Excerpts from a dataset

----

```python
def gn_group_ok(x, geom: Geom):
    C = x.shape[1]
    return _GN_GROUP and C % 128 == 0 and C <= 2048 and geom.Tn * (C // 128) <= 4096 and x.stride(0) % 4 == 0


def gn_group(x, gamma, beta, geom: Geom, film=None, a=None, b=None, out=None, act=False, mr=None):
    _chk2d(x)
    C = x.shape[1]
# ... 1175 lines not shown
```

Baseline: 380.0 pair-steps/s.

## Fuse GroupNorm record finalize into apply kernel for small slices

Adds a gn_rec_apply kernel that reduces the precomputed per-64-row records into group mean/rstd inside each apply block, builds the affine in shared memory, and normalizes+SiLU the tile. This replaces the separate finalize-stats launch plus gn_apply launch when slices are small enough. It also swaps the integer division in the record fold for a magic-number multiply-high, and prefetches the first input rows before the stats reduction. Each block redoes the group reduction, so redundant work grows with the number of row chunks, which is why it is gated to small slices.

New measurement: 380.2 pair-steps/s, median of 3. No clear change (+0.0%).

```diff
diff --git a/include/mmd.h b/include/mmd.h
--- a/include/mmd.h
+++ b/include/mmd.h
@@ -43,6 +43,9 @@
 int mmd_gn_apply(int dtype, const void* x, int64_t ldx, void* y, int64_t ldy, int64_t rows, int C, int S, int Tn, int inner,
                  int64_t outer_stride, int64_t inner_stride, int64_t tstride, const float* a, const float* b, int act,
                  void* stream);
+int mmd_gn_rec_apply(int dtype, const void* x, int64_t ldx, void* y, int64_t ldy, const float* rec, int64_t rec_ld, int C, int S, int Tn,
+                     const float* gamma, const float* beta, const float* film, int64_t film_ld, float eps, int act, float* a_out,
+                     float* b_out, void* stream);
 int mmd_add_rowbias(int dtype, void* x, int64_t ld, int64_t rows, int C, int64_t rows_per_sample, const float* e,
                     int64_t e_ld, void* stream);
 int mmd_colsum_slices(int dtype, const void* dY, int64_t lddy, int S, int64_t Tn, int C, float* out, int64_t ldo, void* stream);
diff --git a/mm-diffusion_amd/csrc/mmd_norm.hip b/mm-diffusion_amd/csrc/mmd_norm.hip
--- a/mm-diffusion_amd/csrc/mmd_norm.hip
+++ b/mm-diffusion_amd/csrc/mmd_norm.hip
@@ -205,6 +205,11 @@
   }
 }
 
+__device__ __forceinline__ float gn_apply_elem(float f, float a, float b, int act) {
+  const float w = f * a + b;
+  return act ? silu_f(w) : w;
+}
+
 template <typename T>
 __global__ __launch_bounds__(256) void gn_apply_kernel(const char* __restrict__ x, int64_t ldx, char* __restrict__ y, int64_t ldy,
                                                        int C, SliceGeom g, const float* __restrict__ a,
@@ -244,10 +249,7 @@
         float f[EPV];
         Elt<T>::unpack(v[u], f);
 #pragma unroll
-        for (int e = 0; e < EPV; ++e) {
-          const float w = f[e] * av[e] + bv[e];
-          f[e] = act ? silu_f(w) : w;
-        }
+        for (int e = 0; e < EPV; ++e) f[e] = gn_apply_elem(f[e], av[e], bv[e], act);
         *(u32x4*)(yp + (int64_t)j * ys) = Elt<T>::pack(f);
       }
     }
@@ -417,7 +419,67 @@
                                         gamma, beta, film, film_ld, eps, a_out, b_out, mr_out);
 }
 
-__global__ __launch_bounds__(256) void gn_finalize_rec_kernel(const float* __restrict__ rec, int64_t rec_ld, int C, int S, int Tn,
+static uint32_t gn_qmagic(int qpg) { return qpg <= 1 ? 0u : (uint32_t)((((uint64_t)1 << 32) + (uint64_t)qpg - 1) / (uint64_t)qpg); }
+
+template <int P>
+__device__ __forceinline__ void gn_rec_thread_sums(const float* __restrict__ base, int64_t rec_ld, int qpg, uint32_t qmagic, int total,
+                                                   int tid0, double (&ta)[P], double (&tb)[P]) {
+  double a[P][4], b[P][4];
+#pragma unroll
+  for (int p = 0; p < P; ++p)
+#pragma unroll
+    for (int u = 0; u < 4; ++u) a[p][u] = b[p][u] = 0.0;
+  for (int i0 = 0; i0 < total; i0 += 1024) {
+    float2 v[P][4];
+#pragma unroll
+    for (int p = 0; p < P; ++p)
+#pragma unroll
+      for (int u = 0; u < 4; ++u) {
+        const int kk = min(i0 + tid0 + 64 * p + 256 * u, total - 1);
+        const int r = qmagic ? (int)__umulhi((uint32_t)kk, qmagic) : kk, cq = kk - r * qpg;
+        v[p][u] = *(const float2*)(base + ((int64_t)r * rec_ld + cq) * 2);
+      }
+#pragma unroll
+    for (int p = 0; p < P; ++p)
+      if (i0 + tid0 + 64 * p < total) {
+#pragma unroll
+        for (int u = 0; u < 4; ++u) {
+          const double m = i0 + tid0 + 64 * p + 256 * u < total ? 1.0 : 0.0;
+          a[p][u] += m * (double)v[p][u].x;
+          b[p][u] += m * (double)v[p][u].y;
+        }
+      }
+  }
+#pragma unroll
+  for (int p = 0; p < P; ++p) {
+    ta[p] = (a[p][0] + a[p][1]) + (a[p][2] + a[p][3]);
+    tb[p] = (b[p][0] + b[p][1]) + (b[p][2] + b[p][3]);
+  }
+}
+
+__device__ __forceinline__ void gn_rec_mean_rstd(const double (&wa)[4], const double (&wb)[4], int Tn, int cpg, float eps, float& mean_f,
+                                                 float& rstd_f) {
+  const double sa = (wa[0] + wa[1]) + (wa[2] + wa[3]), sb = (wb[0] + wb[1]) + (wb[2] + wb[3]);
+  const double cnt = (double)Tn * (double)cpg;
+  const double mean = sa / cnt;
+  double var = sb / cnt - mean * mean;
+  if (var < 0.0) var = 0.0;
+  mean_f = (float)mean;
+  rstd_f = (float)(1.0 / sqrt(var + (double)eps));
+}
+
+__device__ __forceinline__ void gn_rec_affine(float mean_f, float rstd_f, float gv, float bv0, bool has_film, float fsc, float fsh, float& av,
+                                              float& bv) {
+  av = rstd_f * gv;
+  bv = bv0 - mean_f * av;
+  if (has_film) {
+    const float sc = 1.f + fsc;
+    av *= sc;
+    bv = bv * sc + fsh;
+  }
+}
+
+__global__ __launch_bounds__(256) void gn_finalize_rec_kernel(const float* __restrict__ rec, int64_t rec_ld, int C, int S, int Tn, uint32_t qmagic,
                                                               const float* __restrict__ gamma, const float* __restrict__ beta,
                                                               const float* __restrict__ film, int64_t film_ld, float eps,
                                                               float* __restrict__ a_out, float* __restrict__ b_out, float* __restrict__ mr_out) {
@@ -434,44 +496,113 @@
     fsc = film[(int64_t)s * film_ld + c];
     fsh = film[(int64_t)s * film_ld + C + c];
   }
-  double a[4] = {0.0, 0.0, 0.0, 0.0}, b[4] = {0.0, 0.0, 0.0, 0.0};
-  for (int i = tid; i < total; i += 1024) {
-#pragma unroll
-    for (int u = 0; u < 4; ++u) {
-      const int k = i + 256 * u;
-      const int kk = min(k, total - 1);
-      const int r = kk / qpg, cq = kk - r * qpg;
-      const float2 v = *(const float2*)(base + ((int64_t)r * rec_ld + cq) * 2);
-      const double m = k < total ? 1.0 : 0.0;
-      a[u] += m * (double)v.x;
-      b[u] += m * (double)v.y;
-    }
-  }
-  double ta = (a[0] + a[1]) + (a[2] + a[3]), tb = (b[0] + b[1]) + (b[2] + b[3]);
-  ta = wave_sum_d(ta);
-  tb = wave_sum_d(tb);
-  if ((tid & 63) == 0) { s_a[tid >> 6] = ta; s_b[tid >> 6] = tb; }
+  double ta[1], tb[1];
+  gn_rec_thread_sums<1>(base, rec_ld, qpg, qmagic, total, tid, ta, tb);
+  ta[0] = wave_sum_d(ta[0]);
+  tb[0] = wave_sum_d(tb[0]);
+  if ((tid & 63) == 0) { s_a[tid >> 6] = ta[0]; s_b[tid >> 6] = tb[0]; }
   __syncthreads();
   if (tid < cpg) {
-    const double sa = (s_a[0] + s_a[1]) + (s_a[2] + s_a[3]), sb = (s_b[0] + s_b[1]) + (s_b[2] + s_b[3]);
-    const double cnt = (double)Tn * (double)cpg;
-    const double mean = sa / cnt;
-    double var = sb / cnt - mean * mean;
-    if (var < 0.0) var = 0.0;
-    const float mean_f = (float)mean, rstd_f = (float)(1.0 / sqrt(var + (double)eps));
+    const double wa[4] = {s_a[0], s_a[1], s_a[2], s_a[3]}, wb[4] = {s_b[0], s_b[1], s_b[2], s_b[3]};
+    float mean_f, rstd_f, av, bv;
+    gn_rec_mean_rstd(wa, wb, Tn, cpg, eps, mean_f, rstd_f);
     if (mr_out && tid == 0) {
       mr_out[((int64_t)s * GN_GROUPS + gi) * 2] = mean_f;
       mr_out[((int64_t)s * GN_GROUPS + gi) * 2 + 1] = rstd_f;
     }
-    float av = rstd_f * gv;
-    float bv = bv0 - mean_f * av;
-    if (film) {
-      const float sc = 1.f + fsc;
-      av *= sc;
-      bv = bv * sc + fsh;
-    }
+    gn_rec_affine(mean_f, rstd_f, gv, bv0, film != nullptr, fsc, fsh, av, bv);
     a_out[(int64_t)s * C + c] = av;
     b_out[(int64_t)s * C + c] = bv;
+  }
+}
+
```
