@@ -834,6 +835,11 @@
         out["stage_ms"] = dict(zip(("sweep_mean", "sweep_prune_select", "sweep_compact", "sweep_prune_gemm"), dinfo[1:].tolist()))
         return out
 
+    def sweep_screen_info(self):
+        out = np.zeros(2, dtype=np.int64)
+        self._check(self._lib.gpry_sweep_screen_info(self._h, _ptr(out)), "gpry_sweep_screen_info")
+        return {"certified": int(out[0]), "blocks": int(out[1])}
+
     def sweep_topk(self, Kp, exclude=None):
         Kp = int(Kp)
         top = np.zeros(max(Kp, 1), dtype=CAND_DTYPE)
diff --git a/gpry_amd/csrc/common.h b/gpry_amd/csrc/common.h
--- a/gpry_amd/csrc/common.h
+++ b/gpry_amd/csrc/common.h
@@ -145,6 +145,7 @@
            DSEL_SURV = 6,
            DSEL_GIDX = 7,
            DSEL_LIVE = 8,
+           DSEL_FALL = 9,
            DSEL_WORDS = 64 };
 
     int64_t kb_n = 0, kb_cap = 0;
@@ -180,6 +181,7 @@
     int opt_predict_gates = 0;
     int opt_sweep_prune = 0;
     int opt_sweep_mean_bound = 1;
+    int opt_sweep_screen = 1;
     int sw_pruned = 0;
     struct PruneState {
         int have_mask = 0;
@@ -193,6 +195,7 @@
         int64_t survivors = -1;
         int ybound = 0;
         int64_t live_blocks = 0, blocks = 0;
+        int64_t cert_blocks = 0;
     } prune;
     struct ModelSnap {
         double *dV = nullptr, *dalpha_ = nullptr, *dXs = nullptr, *dX = nullptr;
diff --git a/gpry_amd/csrc/ctx.hip b/gpry_amd/csrc/ctx.hip
--- a/gpry_amd/csrc/ctx.hip
+++ b/gpry_amd/csrc/ctx.hip
@@ -292,6 +292,7 @@
     OPT_INT("sweep_overlap", opt_sweep_overlap, 0, 1, (void)0),
     OPT_INT("sweep_prune", opt_sweep_prune, 0, 1, (void)0),
     OPT_INT("sweep_mean_bound", opt_sweep_mean_bound, 0, 1, (void)0),
+    OPT_INT("sweep_screen", opt_sweep_screen, 0, 1, (void)0),
     OPT_INT("sweep_small_map", opt_sweep_small_map, 0, 1, (void)0),
     OPT_INT("select_fused", opt_select_fused, 0, 1, (void)0),
     OPT_INT("prune_one_select", opt_prune_one_select, 0, 1, (void)0),
diff --git a/gpry_amd/csrc/kernel_build.hip b/gpry_amd/csrc/kernel_build.hip
--- a/gpry_amd/csrc/kernel_build.hip
+++ b/gpry_amd/csrc/kernel_build.hip
@@ -269,20 +269,26 @@
     const double* __restrict__ Ycs, const double* __restrict__ alpha_,
     double* __restrict__ Kst, int64_t ldk, double* __restrict__ mean_part, KernParams kp, double ucut,
     double ubnd = 0.0, double uhi = 0.0, double* __restrict__ sabs_part = nullptr,
-    unsigned long long* __restrict__ live_cnt = nullptr) {
+    unsigned long long* __restrict__ live_cnt = nullptr, int screen = 0) {
+    typedef float v4f __attribute__((ext_vector_type(4)));
     constexpr int S = DP + 2, KS = DP / 4;
     constexpr double SC = corr_scale<KID>();
     __shared__ __attribute__((aligned(16))) double Yl[128 * S];
     __shared__ double yn[128], al[128];
+    constexpr int SF = DP + 1;
+    __shared__ float Yf[BND ? 128 * SF : 1];
     const int t = threadIdx.x, lane = t & 63, w = t >> 6, r = lane & 15, g = lane >> 4;
     const int jc = blockIdx.y;
     const int64_t mb = (int64_t)blockIdx.x * 256 + 64 * w;
     for (int e = t; e < 128 * (DP / 2); e += 256) {
         const int row = e / (DP / 2), k2 = (e - row * (DP / 2)) * 2;
-        *reinterpret_cast<double2*>(Yl + row * S + k2) = *reinterpret_cast<const double2*>(Ycs + ((int64_t)jc * 128 + row) * DP + k2);
+        const double2 v = *reinterpret_cast<const double2*>(Ycs + ((int64_t)jc * 128 + row) * DP + k2);
+        *reinterpret_cast<double2*>(Yl + row * S + k2) = v;
+        if (BND) { Yf[row * SF + k2] = (float)v.x; Yf[row * SF + k2 + 1] = (float)v.y; }
     }
     if (t < 128) al[t] = alpha_ ? alpha_[jc * 128 + t] : 0.0;
     double xb[4][KS], xn[4];
+    float xbf[4][KS];
 #pragma unroll
     for (int tp = 0; tp < 2; tp++) {
         double s0 = 0.0, s1 = 0.0;
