template <bool SPEC, class SRC>
__device__ __forceinline__ void frontend_body(
    const ppg::FrontendTables& tb, const SRC& src, int total_groups, int wide_ok, __half* __restrict__ spec, __half* __restrict__ mel)
{
    extern __shared__ __attribute__((aligned(16))) char smem_all[];
    const int team = TEAMS == 1 ? 0 : __builtin_amdgcn_readfirstlane((int)(threadIdx.x >> 8));
    char* smem = smem_all + team * LDS_BYTES;
    cplx* tw = reinterpret_cast<cplx*>(smem + OFF_TW);
    float* seg0 = reinterpret_cast<float*>(smem + OFF_SEG);

    const int tid = threadIdx.x & 255;
    const int lane = tid & 63;
    const int wave = __builtin_amdgcn_readfirstlane(tid >> 6);
    cplx* buf = reinterpret_cast<cplx*>(smem + OFF_FFT) + wave * BUF;

    if (tid < 64) { const float2 w = tb.twiddle[16 * tid]; tw[tid] = cplx{w.x, w.y}; }
    reinterpret_cast<uint32_t*>(smem + OFF_MAG + (tid >> 4) * MROW + 1024)[tid & 15] = 0u;

    float hreg[16];
    cplx t1[16];
#pragma unroll
    for (int j = 0; j < 16; ++j) hreg[j] = tb.hann[lane + 64 * j];
#pragma unroll
    for (int k = 1; k < 16; ++k) { const float2 w = tb.twiddle[lane * k]; t1[k] = cplx{w.x, w.y}; }

    int step_frag[NS], step_off[NS], step_block[NS];
#pragma unroll
    for (int i = 0; i < NS; ++i) {
        const int4 e = tb.mel_prog[wave * NS + i];
        step_frag[i] = __builtin_amdgcn_readfirstlane(e.x);
        step_off[i] = __builtin_amdgcn_readfirstlane(e.y);
        step_block[i] = __builtin_amdgcn_readfirstlane(e.z);
    }

    auto stage = [&](int grp, int into) { src.stage(tb, grp, into, seg0, wave, lane, wide_ok); };
    const int stride = TEAMS * gridDim.x;
    const int first_group = TEAMS * blockIdx.x + team;
    if (first_group < total_groups) stage(first_group, 0);
    asm volatile("s_waitcnt vmcnt(0)" ::: "memory");
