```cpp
#ifndef ST_GEMM_BK
#define ST_GEMM_BK 64
#endif
#ifndef ST_GEMM_OCC
#define ST_GEMM_OCC 2
#endif
constexpr int BK = ST_GEMM_BK;
constexpr int NS = BK + 8;
constexpr int CS_CM = 128;
constexpr int TILE_E = (128 * NS > BK * CS_CM) ? 128 * NS : BK * CS_CM;
constexpr int CH = BK / 16;
constexpr int CPR = BK / 8;

__device__ __attribute__((aligned(16))) float g_zero_f32[4];

enum Epi { EPI_BF16 = 0, EPI_BF16_RELU = 1, EPI_F32 = 2, EPI_BF16_MASK = 3, EPI_BF16_ADD = 4, EPI_F32_ATOMIC = 5,
           EPI_F32_ATOMIC_T = 6, EPI_BF16_DELTA = 7 };

// ... 468 lines not shown
}
}

extern "C" int st_wgrad_group(hipStream_t stream, int n, const void* const* X, const int* ldx, const void* const* dY,
                              const int* lddy, float* const* dW, const int* lddw, float* const* db, const int* tokens,
                              const int* K_in, const int* N_out, const int* splits) {
  for (int base = 0; base < n; base += GROUP_MAX) {
    GroupArgs g;
    g.n = 0;
    g.first[0] = 0;
    for (int q = base; q < n && q < base + GROUP_MAX; ++q) {
      if (tokens[q] <= 0 || K_in[q] <= 0 || N_out[q] <= 0) continue;
      if ((ldx[q] & 7) || (lddy[q] & 7) || (N_out[q] & 3)) return -1;
      if (ldx[q] < ((K_in[q] + 7) & ~7) || lddy[q] < ((N_out[q] + 7) & ~7)) return -3;
      GemmArgs a;
      a.M = K_in[q]; a.N = N_out[q]; a.Kc = tokens[q];
      plan_splits(a, splits[q] < 1 ? 1 : splits[q]);
      const int grid = a.splits * a.tiles_i * a.tiles_j;
      GroupProblem& p = g.p[g.n];
      p.X = (const bf16*)X[q]; p.ldx = ldx[q]; p.Y = (const bf16*)dY[q]; p.ldy = lddy[q]; p.D = dW[q]; p.ldd = lddw[q];
      p.bias = db ? db[q] : nullptr; p.M = a.M; p.N = a.N; p.Kc = a.Kc; p.c_per_split = a.c_per_split;
      p.tiles_i = a.tiles_i; p.tiles_j = a.tiles_j; p.splits = a.splits;
      g.first[g.n + 1] = g.first[g.n] + grid;
      ++g.n;
    }
    if (g.n == 0) continue;
    hipLaunchKernelGGL(gemm_wgrad_group_kernel, dim3(g.first[g.n]), dim3(256), 0, stream, g);
    ST_CHECK_LAUNCH();
  }
  return 0;
}

namespace {
int gemm_impl(hipStream_t stream, int x_cmajor, int y_cmajor, const void* X, int ldx, const void* Y,
              int ldy, void* D, int ldd, int M, int N, int Kc, float* bias, const void* aux,
              int ldaux, int epi, int splits, const unsigned* drop_seed, unsigned drop_salt,
              int drop_thresh, float drop_scale, int y_block_rows, long y_block_stride,
              long bias_block_stride, const void* aux2, void* split_work = nullptr, long long split_bytes = 0, int cs_lo = 0,
              int cs_hi = 0, float cs = 1.f) {
  if (M <= 0 || N <= 0 || Kc <= 0) return 0;
  int yseg_shift = 31;
  if (y_block_rows > 0) {
    if (y_block_rows < 128 || (y_block_rows & (y_block_rows - 1)) || x_cmajor || (y_block_stride & 7) ||
        (bias_block_stride & 3)) return -7;
    if (epi == EPI_F32_ATOMIC || epi == EPI_F32_ATOMIC_T || epi == EPI_BF16_DELTA) return -7;
    yseg_shift = __builtin_ctz(y_block_rows);
  }
  if ((ldx & 7) || (ldy & 7) || (N & 3) || epi < 0 || epi > 7) return -1;
  if (x_cmajor && !y_cmajor) return -2;
  if ((x_cmajor && ldx < ((M + 7) & ~7)) || (y_cmajor && ldy < ((N + 7) & ~7))) return -3;
  if (epi != EPI_F32 && epi != EPI_F32_ATOMIC && epi != EPI_F32_ATOMIC_T && ((ldd & 7) || (N & 7))) return -4;
  if ((epi == EPI_BF16_MASK || epi == EPI_BF16_ADD || epi == EPI_BF16_DELTA) && (ldaux & 7)) return -5;
  if (epi == EPI_BF16_DELTA && (!bias || !aux || (splits != 32 && splits != 64 && splits != 128) || (N % splits))) return -6;
  GemmArgs a;
  a.head_dim = epi == EPI_BF16_DELTA ? splits : 0;
  if (splits < 1) splits = 1;
  if (epi != EPI_F32_ATOMIC && epi != EPI_F32_ATOMIC_T && !(epi == EPI_BF16 && split_work)) splits = 1;
  a.split_ws = nullptr; a.split_tickets = nullptr;
  a.cs_lo = cs_lo; a.cs_hi = cs_hi; a.cs = cs;
  a.X = (const bf16*)X; a.ldx = ldx; a.Y = (const bf16*)Y; a.ldy = ldy; a.D = D; a.ldd = ldd;
  a.M = M; a.N = N; a.Kc = Kc; a.bias = bias; a.aux = (const bf16*)aux; a.ldaux = ldaux;
  a.aux2 = epi == EPI_BF16_DELTA ? (const bf16*)aux2 : nullptr;
  a.yseg_shift = yseg_shift;
  a.yseg_extra = y_block_rows > 0 ? y_block_stride - (long)y_block_rows * ldy : 0;
  a.bias_extra = y_block_rows > 0 ? bias_block_stride - (long)y_block_rows : 0;
  const bool drop = epi == EPI_BF16_RELU && drop_seed != nullptr && drop_thresh > 0;
  a.drop.seed = drop ? drop_seed : nullptr; a.drop.salt = drop_salt; a.drop.thresh = drop ? drop_thresh : 0;
  a.drop.scale = (drop || epi == EPI_BF16_MASK) && drop_scale > 0.f ? drop_scale : 1.f;
  dim3 grid(plan_splits(a, splits));
  if (epi == EPI_BF16 && a.splits > 1) {
    const long long tiles = (long long)a.tiles_i * a.tiles_j;
    if (tiles > 1024 || split_bytes < 4096 + tiles * a.splits * (256 * 64 * 4)) return -8;
    a.split_tickets = (unsigned*)split_work;
    a.split_ws = (float*)split_work + 1024;
  }
  int rc;
  if (!x_cmajor && !y_cmajor) rc = launch<false, false>(stream, a, epi, grid);
  else if (!x_cmajor && y_cmajor) rc = launch<false, true>(stream, a, epi, grid);
  else rc = launch<true, true>(stream, a, epi, grid);
  if (rc) return rc;
  ST_CHECK_LAUNCH();
  return 0;
}

}

extern "C" int st_gemm_splitk(hipStream_t stream, int y_cmajor, const void* X, int ldx, const void* Y, int ldy, void* D, int ldd,
                              int M, int N, int Kc, int splits, void* work, long long work_bytes) {
  if (!work || splits < 1) return -1;
  return gemm_impl(stream, 0, y_cmajor, X, ldx, Y, ldy, D, ldd, M, N, Kc, nullptr, nullptr, 0, EPI_BF16, splits, nullptr, 0u, 0, 1.f,
                   0, 0, 0, nullptr, work, work_bytes);
}

extern "C" int st_gemm_kscale(hipStream_t stream, const void* X, int ldx, const void* Y, int ldy, void* D, int ldd, int M, int N,
                              int Kc, float* bias, int col_lo, int col_hi, float scale) {
  if ((col_lo & 31) || (col_hi & 31) || col_lo < 0 || col_hi < col_lo || col_hi > N) return -9;
  return gemm_impl(stream, 0, 0, X, ldx, Y, ldy, D, ldd, M, N, Kc, bias, nullptr, 0, EPI_BF16, 1, nullptr, 0u, 0, 1.f, 0, 0, 0, nullptr,
                   nullptr, 0, col_lo, col_hi, scale);
}

extern "C" int st_gemm_stacked(hipStream_t stream, int x_cmajor, int y_cmajor, const void* X, int ldx, const void* Y,
                               int ldy, void* D, int ldd, int M, int N, int Kc, float* bias, const void* aux,
                               int ldaux, int epi, int splits, const unsigned* drop_seed, unsigned drop_salt,
                               int drop_thresh, float drop_scale, int y_block_rows, long y_block_stride,
                               long bias_block_stride) {
  return gemm_impl(stream, x_cmajor, y_cmajor, X, ldx, Y, ldy, D, ldd, M, N, Kc, bias, aux, ldaux, epi, splits, drop_seed,
// ... 11 lines not shown
```

speech-tranformer-pytorch_amd/csrc/st_rowchain.hip:

```cpp
#include "st_rowchain_common.cuh"
#include "st_rowchain_pipe.cuh"
#include "st_rowchain_pipe512.cuh"
#include <cstdlib>
#include <type_traits>

namespace {

extern __shared__ __attribute__((aligned(16))) float chain_vecs[];
__device__ __forceinline__ const float* chain_vec_src(const ChainArgs& a, int u) {
  if (u < 6) return u == 0 ? a.bo : u == 1 ? a.g0 : u == 2 ? a.be0 : u == 3 ? a.b2 : u == 4 ? a.g1 : a.be1;
  if (u < 6 + a.nc) return a.b1 ? a.b1 + (u - 6) * 256 : nullptr;
  return a.bp ? a.bp + (u - 6 - a.nc) * 256 : nullptr;
}
struct VecStage {
  f32x4 v[4];
  __device__ __forceinline__ void load(const ChainArgs& a, int wave, int l, int u0) {
    const int n = 6 + a.nc + a.nb;
#pragma unroll
    for (int i = 0; i < 4; ++i) {
      const int u = u0 + wave + 8 * i;
      const float* src = u < n ? chain_vec_src(a, u) : nullptr;
      v[i] = src ? *reinterpret_cast<const f32x4*>(src + 4 * l) : f32x4{0.f, 0.f, 0.f, 0.f};
    }
  }
// ... 712 lines not shown
      tile_store(c, ro, fa);
      if (a.Ores) tile_store(c, rr_, fb);
      __syncthreads();
      {
        const int row = c.r;
        float part_ = 0.f;
#pragma unroll
        for (int g = 0; g < 4; ++g) {
          const int at = row * AS + c.wave * 32 + 8 * g + 4 * c.hi;
          const bf16x4 o4 = *reinterpret_cast<const bf16x4*>(fa + at);
          bf16x4 r4 = {(bf16)0.f, (bf16)0.f, (bf16)0.f, (bf16)0.f};
          if (a.Ores) r4 = *reinterpret_cast<const bf16x4*>(fb + at);
          bf16x4 o;
#pragma unroll
          for (int e = 0; e < 4; ++e) {
            o[e] = (bf16)acc[0][4 * g + e];
            part_ += (float)o[e] * ((float)o4[e] + (float)r4[e]);
          }
          *reinterpret_cast<bf16x4*>(cur + at) = o;
        }
        part_ += wave_xor32(part_);
        if (c.hi == 0) red[0][c.wave * 32 + c.r] = part_;
      }
      __syncthreads();
      tile_out(c, cur, a.dctx, a.lddc);
      for (int i = c.tid; i < 4 * RB; i += 512) {
        const int h = i / RB, row = i % RB;
        if (row < c.nvalid) a.delta[(size_t)h * a.M + c.row0 + row] = red[0][(2 * h) * 32 + row] + red[0][(2 * h + 1) * 32 + row];
      }
    }
  }
  {
    int tsum = 0;
#pragma unroll
    for (int t = 0; t < TOUCH; ++t) tsum ^= touched[t];
    if (tsum == 0x5a5a5a5a && a.M < 0) red[0][0] = 1.f;
  }
}
}

namespace {
int row_tiles(int M) {
  static const int force = [] { const char* e = getenv("ST_CHAIN_MT"); return e ? atoi(e) : 0; }();
  if (force >= 1 && force <= 3) return force;
  const int cost[4] = {0, 27, 41, 59};
  int best = 1, best_cost = 1 << 30;
  for (int mt = 1; mt <= 3; ++mt) {
    const int tiles = (M + 32 * mt - 1) / (32 * mt), c = ((tiles + 255) / 256) * cost[mt];
    if (c < best_cost) { best = mt; best_cost = c; }
  }
  return best;
}
}
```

----

**What this task involves:**
In the records above, find the lines holding "memory". Copy each one.

**Answer to the exercise:**
Adds a gn_rec_apply kernel that reduces the precomputed per-64-row records into group mean/rstd inside each apply block, builds the affine in shared memory, and normalizes+SiLU the tile. This replaces the separate finalize-stats launch plus gn_apply launch when slices are small enough. It also swaps the integer division in the record fold for a magic-number multiply-high, and prefetches the first input rows before the stats reduction. Each block redoes the group reduction, so redundant work grows with the number of row chunks, which is why it is gated to small slices.
    asm volatile("s_waitcnt vmcnt(0)" ::: "memory");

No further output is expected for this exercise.